▶ **About this exercise**
Out of the listing below, copy every line that carries the string "hipLaunchKernelGGL".

▶ **Exercise material**
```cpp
template <int Q>
__global__ __launch_bounds__(256) void k_heads(HeadBatch hb)
{
    const HeadProb p = hb.p[blockIdx.y];
    const int row0 = __builtin_amdgcn_readfirstlane((blockIdx.x * 4 + (threadIdx.x >> 6)) * kHeadRows);
    if (row0 >= p.R) return;
    const int lane = lane_id();
    constexpr int kMaxOut = 9;
    float hbias = 0.0f, bn_a = 0.0f, bn_b = 0.0f;
    if (lane < p.nout) { hbias = p.hb[lane]; bn_a = p.ab[lane]; bn_b = p.ab[p.nout + lane]; }
    float nw[Q], nb[Q], hwt[kMaxOut][Q];
#pragma unroll
    for (int q = 0; q < Q; ++q) { nw[q] = p.nw[lane + 64 * q]; nb[q] = p.nb[lane + 64 * q]; }
#pragma unroll
    for (int o = 0; o < kMaxOut; ++o)
#pragma unroll
        for (int q = 0; q < Q; ++q) hwt[o][q] = o < p.nout ? p.hw[(size_t)o * hb.C + lane + 64 * q] : 0.0f;
    float x[kHeadRows][Q];
#pragma unroll
    for (int r = 0; r < kHeadRows; ++r)
#pragma unroll
        for (int q = 0; q < Q; ++q)
            x[r][q] = row0 + r < p.R ? p.x[(size_t)(row0 + r) * hb.C + lane + 64 * q] : 0.0f;
#pragma unroll
    for (int r = 0; r < kHeadRows; ++r) {
        const int row = row0 + r;
        if (row >= p.R) break;
        float rsum = (x[r][0] + x[r][1]) + (x[r][2] + x[r][3]);
#pragma unroll
        for (int q = 4; q < Q; ++q) rsum += x[r][q];
        const float mean = wave_sum(rsum) / (float)hb.C;
        float var = 0.0f;
#pragma unroll
        for (int q = 0; q < Q; ++q) { const float d = x[r][q] - mean; var = fmaf(d, d, var); }
        const float rstd = 1.0f / sqrtf(wave_sum(var) / (float)hb.C + hb.eps);
        float v[Q];
#pragma unroll
        for (int q = 0; q < Q; ++q) {
            v[q] = (x[r][q] - mean) * rstd * nw[q] + nb[q];
            if (p.guide) p.guide[(size_t)row * hb.C + lane + 64 * q] = v[q];
        }
        float mine = 0.0f;
#pragma unroll
        for (int o = 0; o < kMaxOut; ++o) {
            if (o < p.nout) {
                float part = 0.0f;
#pragma unroll
                for (int q = 0; q < Q; ++q) part = fmaf(hwt[o][q], v[q], part);
                const float s = wave_sum(part);
                if (lane == o) mine = s;
            }
        }
        if (lane < p.nout) p.out[(size_t)row * p.nout + lane] = fmaf(mine + hbias, bn_a, bn_b);
    }
}

int launch_heads(const HeadBatch &hb, hipStream_t st)
{
    PTX_REQUIRE(hb.C == 256 || hb.C == 512, "heads: C=%d unsupported (256, 512)", hb.C);
    int rmax = 0;
    for (int g = 0; g < hb.n; ++g) {
        PTX_REQUIRE(hb.p[g].nout >= 1 && hb.p[g].nout <= 9, "heads: nout=%d", hb.p[g].nout);
        rmax = hb.p[g].R > rmax ? hb.p[g].R : rmax;
    }
    if (rmax == 0) return PTX_OK;
    const dim3 grid(cdiv(rmax, 4 * kHeadRows), hb.n);
    if (hb.C == 256) hipLaunchKernelGGL(k_heads<4>, grid, dim3(256), 0, st, hb);
    else             hipLaunchKernelGGL(k_heads<8>, grid, dim3(256), 0, st, hb);
    PTX_LAUNCHED("k_heads");
    return PTX_OK;
}

}
```

proxytransformation_amd/csrc/imgpool.hip:

```cpp
#include <cstdlib>
#include <hip/hip_ext.h>

#include "common.h"
#include "imgstore.h"

namespace ptx {

typedef __bf16 bf16x8 __attribute__((ext_vector_type(8)));

constexpr int kPoolHeads = 8;
constexpr int kPoolNtImages = 4096;
constexpr int kPoolWPad = 544;
constexpr int kPoolPPad = 136;

typedef _Float16 f16x8 __attribute__((ext_vector_type(8)));

template <int DT>
__device__ __forceinline__ void split3(float x, unsigned short &q1, unsigned short &q2, unsigned short &q3)
{
    if (DT == 1) {
        const unsigned int u1 = __float_as_uint(x) & 0xffff0000u;
        const float r1 = x - __uint_as_float(u1);
        const unsigned int u2 = __float_as_uint(r1) & 0xffff0000u;
        const float r2 = r1 - __uint_as_float(u2);
        q1 = (unsigned short)(u1 >> 16); q2 = (unsigned short)(u2 >> 16); q3 = (unsigned short)(__float_as_uint(r2) >> 16);
    } else {
        const _Float16 h1 = (_Float16)x;
        const float r1 = x - (float)h1;
        const _Float16 h2 = (_Float16)r1;
        const float r2 = r1 - (float)h2;
        const _Float16 h3 = (_Float16)r2;
        q1 = __builtin_bit_cast(unsigned short, h1); q2 = __builtin_bit_cast(unsigned short, h2);
        q3 = __builtin_bit_cast(unsigned short, h3);
    }
}

template <int DT>
__device__ __forceinline__ f32x4 mfma16(const u32x4 &a, const u32x4 &b, const f32x4 &c)
{
    if (DT == 1) return __builtin_amdgcn_mfma_f32_16x16x32_bf16(__builtin_bit_cast(bf16x8, a), __builtin_bit_cast(bf16x8, b), c, 0, 0, 0);
    return __builtin_amdgcn_mfma_f32_16x16x32_f16(__builtin_bit_cast(f16x8, a), __builtin_bit_cast(f16x8, b), c, 0, 0, 0);
}

__device__ __forceinline__ int pow2_scale_exp(float amax)
{
    const int e = (int)((__float_as_uint(amax) >> 23) & 0xffu) - 127;
    return (amax > 0.0f && e > -100 && e < 100) ? 13 - e : 0;
}
__device__ __forceinline__ float pow2f(int k) { return __uint_as_float((unsigned int)(127 + k) << 23); }
constexpr float kPoolEScale = 16384.0f;

__device__ __forceinline__ u32x4 shr_elems(const u32x4 &v, int k)
{
    const int ws = k >> 1;
    unsigned int w[8] = {v[0], v[1], v[2], v[3], 0u, 0u, 0u, 0u};
    u32x4 o;
#pragma unroll
    for (int q = 0; q < 4; ++q) {
        unsigned int lo = 0u, hi = 0u;
#pragma unroll
        for (int s = 0; s < 4; ++s) {
            if (ws == s) { lo = w[q + s]; hi = w[q + s + 1]; }
        }
        o[q] = (k & 1) ? ((lo >> 16) | (hi << 16)) : lo;
    }
    return o;
}

struct PoolArgs {
    const unsigned short *img; const float *we, *qkv0;
    int nimg, in_dim, hw, C, KT1, EW; float scale;
    float *Gs;
    float *E;
    float *ML;
};
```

▶ **Solution to this problem**
    if (hb.C == 256) hipLaunchKernelGGL(k_heads<4>, grid, dim3(256), 0, st, hb);
    else             hipLaunchKernelGGL(k_heads<8>, grid, dim3(256), 0, st, hb);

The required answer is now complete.